Codifié à l’article L 64 A du LPF, la notion de " mini-abus de droit " a vu le jour à la suite de la loi de finances pour 2019. L’administration fiscale apporte enfin des précisions alors que les praticiens avançaient jusqu’à présent à tâtons.

La loi de finances pour 2019 a apporté une complexité supplémentaire à la notion d’abus de droit. Les dispositions édictées à l’article L 64 A du Livre des procédures fiscales étendent significativement le champ d’application des procédures de répression relative à l’abus de droit. En effet, visant initialement le but " exclusivement fiscal ", le texte concerne désormais les montages à but " principalement fiscal ". Un remaniement qui soulève de nombreuses questions quant au sens à donner à l’expression " but principalement fiscal " et par voie de conséquence sur la sécurité fiscale de certaines opérations patrimoniales. Cette mesure sera applicable à partir du 1er janvier 2021 pour les opérations réalisées à compter du 1er janvier 2020.

Des incertitudes subsistent

Les précisions apportées par l’administration fiscale au Bofip ont rassuré en partie les praticiens. Pour le moment, celle-ci adopte une position assez conservatrice. En effet, le concept de " mini-abus de droit " ne s’appliquera pas à un schéma qui aurait un but principalement fiscal si le législateur souhaite l’encourager par le biais d’une incitation fiscale, à condition que ce schéma ne soit pas manifestement détourné de son objet. La notion de " motif principalement fiscal " n’est pas définie par le Bofip qui se contente d’indiquer qu’elle est, en tant que telle, plus large que la notion de but exclusivement fiscal au sens de l’article L 64 du Livre des procédures fiscales. Pour relever du périmètre de l’article L 64 A, le montage doit s’accompagner d’un autre motif qu’un simple but fiscal. Lorsqu’il n’y aura qu’un but fiscal, le montage continuera de relever de la procédure traditionnelle de l’article L 64 du LPF. Par ailleurs, un garde-fou est institué par le Bofip : les dispositions de l’article L 64 A du LPF ne visent que les actes ou montages dépourvus de substance économique. Marc Pelletier, associé du cabinet Frenkel & Associés, souligne que " sur le plan intellectuel, vous pouvez parfaitement envisager une opération ayant un but principalement fiscal qui ne soit pas pour autant dépourvue de substance économique ".

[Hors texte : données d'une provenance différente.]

int rebuild_bf16_frags(ake_pcnet* n, hipStream_t s, bool train_only = false) {
    size_t count = 0;
    for (auto& layer : n->p2p)
        for (size_t j = 0; j < layer.size(); ++j) {
            PackedConv& pc = layer[j];
            pc.bf_off = -1;
            if (pc.cin <= 8 && pc.cout == 8 && pc.kh == 7 && pc.kw == 7 && pc.co == 8) { pc.bf_off = static_cast<long long>(count); count += kBfFragsPerConv; }
        }
    struct TrainFrag { PackedConv* pc; size_t raw; int cin, cout, flip; };
    std::vector<TrainFrag> tfr;
    if (!n->raw_w_off.empty())
        for (size_t i = 1; i < n->p2p_t.size() && i < n->p2p_d.size(); ++i)
            for (size_t j = 0; j < n->p2p_t[i].size() && j < n->p2p_d[i].size(); ++j) {
                PackedConv& pt = n->p2p_t[i][j];
                PackedConv& pd = n->p2p_d[i][j];
                pt.bf_off = pd.bf_off = -1;
                const auto it = n->spec_index.find("model." + std::to_string(i) + ".p2p.layer." + std::to_string(3 * j) + ".weight");
                if (it == n->spec_index.end() || pt.kh != 7 || pt.kw != 7 || pt.cin > 8 || pt.cout > 8 || n->cfg.resblock || n->cfg.denseblock) continue;
                const size_t raw = n->raw_w_off[it->second];
                pt.bf_off = static_cast<long long>(count); count += kBfFragsPerConv;
                tfr.push_back({&pt, raw, pt.cin, pt.cout, 0});
                pd.bf_off = static_cast<long long>(count); count += kBfFragsPerConv;
                tfr.push_back({&pd, raw, pt.cin, pt.cout, 1});
            }
    std::vector<PackedConv*> tpc;
    if (!n->raw_w_off.empty() && !n->cfg.resblock && !n->cfg.denseblock) {
        for (size_t i = 1; i < n->pc2pc_t.size(); ++i)
            for (PackedConv& pc : n->pc2pc_t[i]) tpc.push_back(&pc);
        if (!n->head_key_t.empty()) tpc.push_back(&n->head_key_t[0]);
        if (!n->head_tonic_t.empty()) tpc.push_back(&n->head_tonic_t[0]);
        if (n->head_genre_t.size() == 2) tpc.push_back(&n->head_genre_t[0]);
    }
    for (PackedConv* pc : tpc) {
        pc->bf_off = -1;
        if (pc_bf16_eligible(*pc)) { pc->bf_off = static_cast<long long>(count); count += static_cast<size_t>(pc->kh) * 4 * (pc->cout / 16) * 2 * 64 + 64; }
    }
    std::vector<PackedConv*> tpd;
    if (!n->raw_w_off.empty() && !n->cfg.resblock && !n->cfg.denseblock)
        for (size_t i = 1; i < n->pc2pc_d.size(); ++i)
            for (PackedConv& pc : n->pc2pc_d[i]) tpd.push_back(&pc);
    for (PackedConv* pc : tpd) {
        pc->bf_off = -1;
        if (pc->kh == 12 && pc->kw == 7 && pc->cin == 16 && pc->cout <= 32) {
            pc->bf_off = static_cast<long long>(count);
            count += static_cast<size_t>(pc->kh) * 4 * ((pc->cout + 15) / 16) * 2 * 64 + 64;
        }
    }
    std::vector<PackedConv*> thd;
    if (!n->raw_w_off.empty() && !n->cfg.resblock && !n->cfg.denseblock && n->cfg.head_layers == 2) {
        if (!n->head_key_d.empty()) thd.push_back(&n->head_key_d[0]);
        if (!n->head_tonic_d.empty()) thd.push_back(&n->head_tonic_d[0]);
        if (!n->head_genre_d.empty()) thd.push_back(&n->head_genre_d[0]);
    }
    for (PackedConv* pc : thd) {
        pc->bf_off = pc->bf_off2 = -1;
        if ((pc->kh == 12 || pc->kh == 1) && pc->kw == 7 && pc->cin == 32 && pc->cout == 16) {
            const size_t one = static_cast<size_t>(pc->kh) * 4 * 2 * 64 + 64;
            pc->bf_off = static_cast<long long>(count); pc->bf_off2 = static_cast<long long>(count + one);
            count += 2 * one;
        }
    }
    std::vector<PackedConv*> pcs;
    for (auto& layer : n->pc2pc)
        for (PackedConv& pc : layer) pcs.push_back(&pc);
    if (!n->head_key.empty()) pcs.push_back(&n->head_key[0]);
    if (!n->head_tonic.empty()) pcs.push_back(&n->head_tonic[0]);
    if (n->head_genre.size() == 2) pcs.push_back(&n->head_genre[0]);
    for (PackedConv* pc : pcs) {
        pc->bf_off = -1;
        if (pc_bf16_eligible(*pc)) { pc->bf_off = static_cast<long long>(count); count += static_cast<size_t>(pc->kh) * 4 * (pc->cout / 16) * 2 * 64; }
    }
    std::vector<PackedConv*> h1;
    if (n->head_key.size() == 2) h1.push_back(&n->head_key[1]);
    if (n->head_tonic.size() == 2) h1.push_back(&n->head_tonic[1]);
    if (n->head_genre.size() == 2) h1.push_back(&n->head_genre[1]);
    for (PackedConv* pc : h1) {
        pc->bf_off = -1;
        if ((pc->kh == 12 || pc->kh == 2) && pc->kw == 7 && pc->cout == 1 && pc->co == 1 && pc->cin == 32) { pc->bf_off = static_cast<long long>(count); count += static_cast<size_t>(pc->kh) * 22 * 2 * 64; }
    }
    if (!n->pc2pc.empty())
        for (PackedConv& pc : n->pc2pc[0]) {
            pc.l0_off = -1;
            if (n->cfg.num_layers > 1 && pc.kh == 12 && pc.kw == 7 && pc.co == 4 && pc.groups == 1 && pc.cout <= 4 && pc.cin <= 4) {
                pc.l0_off = static_cast<long long>(count); count += 24 * 64 + 64;
            }
        }
    for (size_t i = 1; i < n->semi.size(); ++i) {
        PackedConv& pc = n->semi[i];
        pc.bf_off = -1;
        if (pc.cin == 8 && pc.co == 8 && pc.groups == 1 && i < n->p2p.size() && !n->p2p[i].empty() && n->p2p[i].back().bf_off >= 0) {
            pc.bf_off = static_cast<long long>(count); count += 6 * 64 + 64;
        }
    }
    if (count == 0) return AKE_OK;
    if (n->bf_frags_count != count) {
        if (n->bf_frags_dev) { (void)hipFree(n->bf_frags_dev); n->bf_frags_dev = nullptr; }
        AKE_HIP_CHECK(hipMalloc(&n->bf_frags_dev, count * sizeof(uint4)));
        n->bf_frags_count = count;
    }
    ake::ProfScope ps("pack_bf16_kernels", s);
    n->eval_frags_stale = train_only;
    if (!train_only)
    for (const auto& layer : n->p2p)
        for (const PackedConv& pc : layer)
            if (pc.bf_off >= 0)
                hipLaunchKernelGGL(pack_p2p_f16_kernel, dim3((14 * 64 + 255) / 256), dim3(256), 0, s, n->blob_dev + pc.w_off, n->bf_frags_dev + pc.bf_off, pc.cin);
    if (!train_only)
    for (const PackedConv* pc : pcs)
        if (pc->bf_off >= 0) {
            const int NT = pc->cout / 16;
            hipLaunchKernelGGL(pack_pc_bf16_kernel, dim3((pc->kh * 4 * NT * 64 + 255) / 256), dim3(256), 0, s, n->blob_dev + pc->w_off,
                               n->bf_frags_dev + pc->bf_off, pc->cin, pc->cout, pc->co, NT, pc->kh);
        }
    if (!train_only && !n->pc2pc.empty())
        for (const PackedConv& pc : n->pc2pc[0])
            if (pc.l0_off >= 0)
                hipLaunchKernelGGL(pack_l0_f16_kernel, dim3(3), dim3(256), 0, s, n->blob_dev + pc.w_off, n->bf_frags_dev + pc.l0_off, pc.cin, pc.cout);
    {
        std::vector<PcPackJob> jobs;
        auto add = [&](const PackedConv* pc, long long off, int NT, int dy_rot, int ci_off) {
            jobs.push_back(PcPackJob{n->blob_dev + pc->w_off, n->bf_frags_dev + off, pc->cin, pc->cout, pc->co, NT, pc->kh, dy_rot, ci_off});
        };
        for (const PackedConv* pc : tpc)
            if (pc->bf_off >= 0) add(pc, pc->bf_off, pc->cout / 16, 0, 0);
        for (const PackedConv* pc : tpd)
            if (pc->bf_off >= 0) add(pc, pc->bf_off, (pc->cout + 15) / 16, pc->kh - 1, 0);
        for (const PackedConv* pc : thd)
            if (pc->bf_off >= 0)
                for (int half = 0; half < 2; ++half) add(pc, half ? pc->bf_off2 : pc->bf_off, 1, pc->kh - 1, 16 * half);
        for (size_t j0 = 0; j0 < jobs.size(); j0 += kMaxPackJobs) {
            PcPackJobs js;
            js.n = static_cast<int>(std::min<size_t>(kMaxPackJobs, jobs.size() - j0));
            int max_cout = 1, max_blocks = 1;
            for (int k = 0; k < js.n; ++k) {
                js.j[k] = jobs[j0 + k];
                max_cout = std::max(max_cout, js.j[k].cout);
                max_blocks = std::max(max_blocks, (js.j[k].KH * 4 * js.j[k].NT * 64 + 255) / 256);
            }
            hipLaunchKernelGGL(pc_weight_scale_jobs_kernel, dim3(max_cout, js.n), dim3(256), 0, s, js);
            hipLaunchKernelGGL(pack_pc_f16x3_jobs_kernel, dim3(max_blocks, js.n), dim3(256), 0, s, js);
        }
        for (size_t j0 = 0; j0 < tfr.size(); j0 += kMaxPackJobs) {
            P2pRawJobs js;
            js.n = static_cast<int>(std::min<size_t>(kMaxPackJobs, tfr.size() - j0));
            for (int k = 0; k < js.n; ++k) {
                const TrainFrag& t = tfr[j0 + k];
                js.j[k] = P2pRawJob{n->blob_dev + t.raw, n->bf_frags_dev + t.pc->bf_off, t.cin, t.cout, t.flip};
            }
            hipLaunchKernelGGL(pack_p2p_f16_raw_jobs_kernel, dim3((14 * 64 + 255) / 256, js.n), dim3(256), 0, s, js);
        }
    }
    for (size_t i = 1; !train_only && i < n->semi.size(); ++i)
        if (n->semi[i].bf_off >= 0)
            hipLaunchKernelGGL(pack_semi_f16_kernel, dim3(1), dim3(192), 0, s, n->blob_dev + n->semi[i].w_off, n->bf_frags_dev + n->semi[i].bf_off);
    if (!train_only)
    for (const PackedConv* pc : h1)
        if (pc->bf_off >= 0)
            hipLaunchKernelGGL(pack_head1_bf16_kernel, dim3((pc->kh * 22 * 64 + 255) / 256), dim3(256), 0, s, n->blob_dev + pc->w_off,
                               n->bf_frags_dev + pc->bf_off, pc->cin, pc->kh);
    AKE_HIP_CHECK(hipGetLastError());
    return AKE_OK;
}

}

int ake_pcnet_finalize(ake_pcnet* n) {
    AKE_REQUIRE(n, AKE_ERR_INVALID, "finalize: null handle");
    for (size_t i = 0; i < n->specs.size(); ++i)
        AKE_REQUIRE(n->host[i].set, AKE_ERR_STATE, "finalize: missing key '%s' (load_state_dict strict=True)", n->specs[i].name.c_str());
    int rc;
    if (n->map_host.empty()) {
        if ((rc = trace_maps(n))) return rc;
        if ((rc = build_fold_tables(n))) return rc;
    }
    reset_packs(n);
    build_packs(n, false);
    build_packs(n, true);
    n->blob.resize(ake::align_up(n->blob.size() + 64, 64), 0.f);
    AKE_REQUIRE(n->blob.size() == n->map_host.size(), AKE_ERR_STATE, "finalize: blob layout changed between builds");
    if (!n->blob_dev) AKE_HIP_CHECK(hipMalloc(&n->blob_dev, n->blob.size() * sizeof(float)));
    AKE_HIP_CHECK(hipMemcpy(n->blob_dev, n->blob.data(), n->blob.size() * sizeof(float), hipMemcpyHostToDevice));
    if ((rc = rebuild_bf16_frags(n, nullptr))) return rc;
    if (!n->aff_recs.empty()) {
        std::vector<float> flat(n->grad_floats);
        for (size_t i = 0; i < n->specs.size(); ++i) std::copy(n->host[i].data.begin(), n->host[i].data.end(), flat.begin() + n->grad_off[i]);
        float* tmp = nullptr;
        AKE_HIP_CHECK(hipMalloc(&tmp, flat.size() * sizeof(float)));
        AKE_HIP_CHECK(hipMemcpy(tmp, flat.data(), flat.size() * sizeof(float), hipMemcpyHostToDevice));
        rc = rebuild_dense_affine(n, tmp, nullptr);
        AKE_HIP_CHECK(hipStreamSynchronize(nullptr));
        (void)hipFree(tmp);
        if (rc) return rc;
    }
    AKE_HIP_CHECK(hipStreamSynchronize(nullptr));
    n->finalized = true;
    return AKE_OK;
}

namespace {
int load_from_device_impl(ake_pcnet* n, const float* params_dev, ake_stream_t stream, bool train_only);
}
int ake_pcnet_load_from_device_f32(ake_pcnet* n, const float* params_dev, ake_stream_t stream) { return load_from_device_impl(n, params_dev, stream, false); }
int ake_pcnet_load_for_training_f32(ake_pcnet* n, const float* params_dev, ake_stream_t stream) { return load_from_device_impl(n, params_dev, stream, true); }
namespace {
int load_from_device_impl(ake_pcnet* n, const float* params_dev, ake_stream_t stream, bool train_only) {
    AKE_REQUIRE(n && params_dev, AKE_ERR_INVALID, "load_from_device: null argument");
    if (n->map_host.empty()) {
        for (size_t i = 0; i < n->specs.size(); ++i) {
            size_t cnt = 1;
            for (int d = 0; d < n->specs[i].ndim; ++d) cnt *= static_cast<size_t>(n->specs[i].shape[d]);
            if (n->host[i].data.size() != cnt) n->host[i].data.assign(cnt, 0.f);
        }
        int rc;
        if ((rc = trace_maps(n))) return rc;
        if ((rc = build_fold_tables(n))) return rc;
        if (!n->blob_dev) AKE_HIP_CHECK(hipMalloc(&n->blob_dev, n->blob.size() * sizeof(float)));
    }
    hipStream_t s = static_cast<hipStream_t>(stream);
    const int P = static_cast<int>(n->grad_floats), NB = static_cast<int>(n->map_host.size());
    {
        ake::ProfScope ps("fold_params_kernel", s);
        hipLaunchKernelGGL(fold_params_kernel, dim3((P + 255) / 256), dim3(256), 0, s, params_dev, n->fold_ch_dev, n->fold_bn_dev, n->folded_dev, P);
    }
    {
        ake::ProfScope ps("gather_blob_kernel", s);
        hipLaunchKernelGGL(gather_blob_kernel, dim3((NB + 255) / 256), dim3(256), 0, s, params_dev, n->folded_dev, n->map_dev, n->blob_dev, NB);
    }
    AKE_HIP_CHECK(hipGetLastError());
    {
        int rc2 = rebuild_bf16_frags(n, s, train_only);
        if (!rc2) rc2 = rebuild_dense_affine(n, params_dev, s);
        if (rc2) return rc2;
    }
    n->finalized = true;
    return AKE_OK;
}
}

int ake_pcnet_update_running_stats_f32(const ake_pcnet* n, const float* bn_stats_dev, float* params_dev, float momentum, ake_stream_t stream) {
    AKE_REQUIRE(n && bn_stats_dev && params_dev, AKE_ERR_INVALID, "update_running_stats: null argument");
    AKE_REQUIRE(n->finalized && n->run_off_dev, AKE_ERR_STATE, "update_running_stats: the handle has no parameters yet");
    hipStream_t s = static_cast<hipStream_t>(stream);
    ake::ProfScope ps("running_stats_kernel", s);
    hipLaunchKernelGGL(running_stats_kernel, dim3((n->bn_channels + 63) / 64), dim3(64), 0, s, bn_stats_dev, n->run_off_dev, params_dev, momentum,
                       n->bn_channels);
    AKE_HIP_CHECK(hipGetLastError());
    return AKE_OK;
}

int ake_pcnet_update_recomputed_running_stats_f32(const ake_pcnet* n, const float* bn_stats_dev, float* params_dev, float momentum, int* channels,
                                                  ake_stream_t stream) {
    AKE_REQUIRE(n, AKE_ERR_INVALID, "update_recomputed_running_stats: null handle");
    if (channels) *channels = n->recomputed_bn_channels;
    if (n->recomputed_bn_channels == 0) return AKE_OK;
    AKE_REQUIRE(bn_stats_dev && params_dev, AKE_ERR_INVALID, "update_recomputed_running_stats: null argument");
    AKE_REQUIRE(n->finalized && n->run_off2_dev, AKE_ERR_STATE, "update_recomputed_running_stats: the handle has no parameters yet");
    hipStream_t s = static_cast<hipStream_t>(stream);
    ake::ProfScope ps("running_stats_kernel", s);
    hipLaunchKernelGGL(running_stats_kernel, dim3((n->bn_channels + 63) / 64), dim3(64), 0, s, bn_stats_dev, n->run_off2_dev, params_dev, momentum,
                       n->bn_channels);
    AKE_HIP_CHECK(hipGetLastError());
    return AKE_OK;
}
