template <>
__device__ __forceinline__ void wgmma_rs<96>(float (&d)[48], const uint32_t (&a)[4], uint64_t b, uint32_t acc) {
  asm volatile(
      "{\n\t.reg .pred p;\n\t"
      "setp.ne.b32 p, %53, 0;\n\t"
      "wgmma.mma_async.sync.aligned.m64n96k16.f32.f16.f16 "
      "{%0, %1, %2, %3, %4, %5, %6, %7, %8, %9, %10, %11, %12, %13, %14, %15, %16, %17, %18, %19, %20, %21, %22, %23, %24, %25, %26, %27, %28, %29, %30, %31, %32, %33, %34, %35, %36, %37, %38, %39, %40, %41, %42, %43, %44, %45, %46, %47}, "
      "{%48, %49, %50, %51}, %52, p, 1, 1, 1;\n\t}\n"
      : "+f"(d[0]), "+f"(d[1]), "+f"(d[2]), "+f"(d[3]), "+f"(d[4]), "+f"(d[5]), "+f"(d[6]), "+f"(d[7]),
        "+f"(d[8]), "+f"(d[9]), "+f"(d[10]), "+f"(d[11]), "+f"(d[12]), "+f"(d[13]), "+f"(d[14]), "+f"(d[15]),
        "+f"(d[16]), "+f"(d[17]), "+f"(d[18]), "+f"(d[19]), "+f"(d[20]), "+f"(d[21]), "+f"(d[22]), "+f"(d[23]),
        "+f"(d[24]), "+f"(d[25]), "+f"(d[26]), "+f"(d[27]), "+f"(d[28]), "+f"(d[29]), "+f"(d[30]), "+f"(d[31]),
        "+f"(d[32]), "+f"(d[33]), "+f"(d[34]), "+f"(d[35]), "+f"(d[36]), "+f"(d[37]), "+f"(d[38]), "+f"(d[39]),
        "+f"(d[40]), "+f"(d[41]), "+f"(d[42]), "+f"(d[43]), "+f"(d[44]), "+f"(d[45]), "+f"(d[46]), "+f"(d[47])
      : "r"(a[0]), "r"(a[1]), "r"(a[2]), "r"(a[3]), "l"(b), "r"(acc));
}

template <>
__device__ __forceinline__ void wgmma_rs<112>(float (&d)[56], const uint32_t (&a)[4], uint64_t b, uint32_t acc) {
  asm volatile(
      "{\n\t.reg .pred p;\n\t"
      "setp.ne.b32 p, %61, 0;\n\t"
      "wgmma.mma_async.sync.aligned.m64n112k16.f32.f16.f16 "
      "{%0, %1, %2, %3, %4, %5, %6, %7, %8, %9, %10, %11, %12, %13, %14, %15, %16, %17, %18, %19, %20, %21, %22, %23, %24, %25, %26, %27, %28, %29, %30, %31, %32, %33, %34, %35, %36, %37, %38, %39, %40, %41, %42, %43, %44, %45, %46, %47, %48, %49, %50, %51, %52, %53, %54, %55}, "
      "{%56, %57, %58, %59}, %60, p, 1, 1, 1;\n\t}\n"
      : "+f"(d[0]), "+f"(d[1]), "+f"(d[2]), "+f"(d[3]), "+f"(d[4]), "+f"(d[5]), "+f"(d[6]), "+f"(d[7]),
        "+f"(d[8]), "+f"(d[9]), "+f"(d[10]), "+f"(d[11]), "+f"(d[12]), "+f"(d[13]), "+f"(d[14]), "+f"(d[15]),
        "+f"(d[16]), "+f"(d[17]), "+f"(d[18]), "+f"(d[19]), "+f"(d[20]), "+f"(d[21]), "+f"(d[22]), "+f"(d[23]),
        "+f"(d[24]), "+f"(d[25]), "+f"(d[26]), "+f"(d[27]), "+f"(d[28]), "+f"(d[29]), "+f"(d[30]), "+f"(d[31]),
        "+f"(d[32]), "+f"(d[33]), "+f"(d[34]), "+f"(d[35]), "+f"(d[36]), "+f"(d[37]), "+f"(d[38]), "+f"(d[39]),
        "+f"(d[40]), "+f"(d[41]), "+f"(d[42]), "+f"(d[43]), "+f"(d[44]), "+f"(d[45]), "+f"(d[46]), "+f"(d[47]),
        "+f"(d[48]), "+f"(d[49]), "+f"(d[50]), "+f"(d[51]), "+f"(d[52]), "+f"(d[53]), "+f"(d[54]), "+f"(d[55])
      : "r"(a[0]), "r"(a[1]), "r"(a[2]), "r"(a[3]), "l"(b), "r"(acc));
}

template <>
__device__ __forceinline__ void wgmma_rs<128>(float (&d)[64], const uint32_t (&a)[4], uint64_t b, uint32_t acc) {
  asm volatile(
      "{\n\t.reg .pred p;\n\t"
      "setp.ne.b32 p, %69, 0;\n\t"
      "wgmma.mma_async.sync.aligned.m64n128k16.f32.f16.f16 "
      "{%0, %1, %2, %3, %4, %5, %6, %7, %8, %9, %10, %11, %12, %13, %14, %15, %16, %17, %18, %19, %20, %21, %22, %23, %24, %25, %26, %27, %28, %29, %30, %31, %32, %33, %34, %35, %36, %37, %38, %39, %40, %41, %42, %43, %44, %45, %46, %47, %48, %49, %50, %51, %52, %53, %54, %55, %56, %57, %58, %59, %60, %61, %62, %63}, "
      "{%64, %65, %66, %67}, %68, p, 1, 1, 1;\n\t}\n"
      : "+f"(d[0]), "+f"(d[1]), "+f"(d[2]), "+f"(d[3]), "+f"(d[4]), "+f"(d[5]), "+f"(d[6]), "+f"(d[7]),
        "+f"(d[8]), "+f"(d[9]), "+f"(d[10]), "+f"(d[11]), "+f"(d[12]), "+f"(d[13]), "+f"(d[14]), "+f"(d[15]),
        "+f"(d[16]), "+f"(d[17]), "+f"(d[18]), "+f"(d[19]), "+f"(d[20]), "+f"(d[21]), "+f"(d[22]), "+f"(d[23]),
        "+f"(d[24]), "+f"(d[25]), "+f"(d[26]), "+f"(d[27]), "+f"(d[28]), "+f"(d[29]), "+f"(d[30]), "+f"(d[31]),
        "+f"(d[32]), "+f"(d[33]), "+f"(d[34]), "+f"(d[35]), "+f"(d[36]), "+f"(d[37]), "+f"(d[38]), "+f"(d[39]),
        "+f"(d[40]), "+f"(d[41]), "+f"(d[42]), "+f"(d[43]), "+f"(d[44]), "+f"(d[45]), "+f"(d[46]), "+f"(d[47]),
        "+f"(d[48]), "+f"(d[49]), "+f"(d[50]), "+f"(d[51]), "+f"(d[52]), "+f"(d[53]), "+f"(d[54]), "+f"(d[55]),
        "+f"(d[56]), "+f"(d[57]), "+f"(d[58]), "+f"(d[59]), "+f"(d[60]), "+f"(d[61]), "+f"(d[62]), "+f"(d[63])
      : "r"(a[0]), "r"(a[1]), "r"(a[2]), "r"(a[3]), "l"(b), "r"(acc));
}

Des précisions apportées par le BOFIP

Les explications du Bofip apportent leurs lots de bonnes nouvelles. D’une part, l’administration fiscale annonce que les transmissions anticipées du patrimoine, y compris lorsque le donateur se réserve l’usufruit du bien transmis, ne sont pas concernées par la procédure d’abus de droit, sous réserve que les transmissions concernées ne soient pas fictives. D’autre part, la donation d’usufruit temporaire au profil d’un enfant majeur ou d’un organisme sans but lucratif est également écartée du champ d’application de cette nouvelle règle. Les commentaires de l’administration fiscale apportent donc certaines réponses mais restent décevants car lacunaires. Il reviendra donc au juge de débattre d’une quotité sur le motif fiscal ou patrimonial de l’opération lorsqu’il s’agira de déterminer si un montage répond à un motif principalement fiscal. La jurisprudence prendra cependant beaucoup de temps à se construire. Les " mini-abus de droit " notifiés en 2021 ne seront en effet jugés par la Cour de cassation ou le Conseil d’État que dans une dizaine d’années. De là à anticiper une explosion du nombre de contentieux ? Stéphane de Lassus, associé au sein du cabinet d’avocats Charles Russell Speechlys, la voit davantage comme une arme supplémentaire de l’administration dans le cadre d’un contrôle fiscal : " Il y aura probablement quelques actions supplémentaires menées par l’administration fiscale. Cette nouvelle définition de l’abus de droit est aussi pour elle une manière de faire pression sur les contribuables ".

Quelles pénalités ? 

La notion de " mini-abus de droit " n’entraîne pas automatiquement la sanction prévue pour l’abus de droit classique. Les majorations de 40 % pouvant être portées à 80 % ne sont donc imputables qu’aux opérations visées par l’article L 64, c’est-à-dire dans le cas d’un montage exclusivement justifié par un motif fiscal. Cependant, l’administration est en droit, à condition de se justifier au regard des circonstances, d’appliquer des pénalités pour insuffisances ou omissions. Ainsi, les pénalités de 40 % en cas de manquement délibéré ou de 80 % pour manœuvres frauduleuses, sont encourues et pourront être appliquées selon les cas d’espèce. Il est d’ailleurs fort probable que ces sanctions « ordinaires » soient quasi systématiquement appliquées.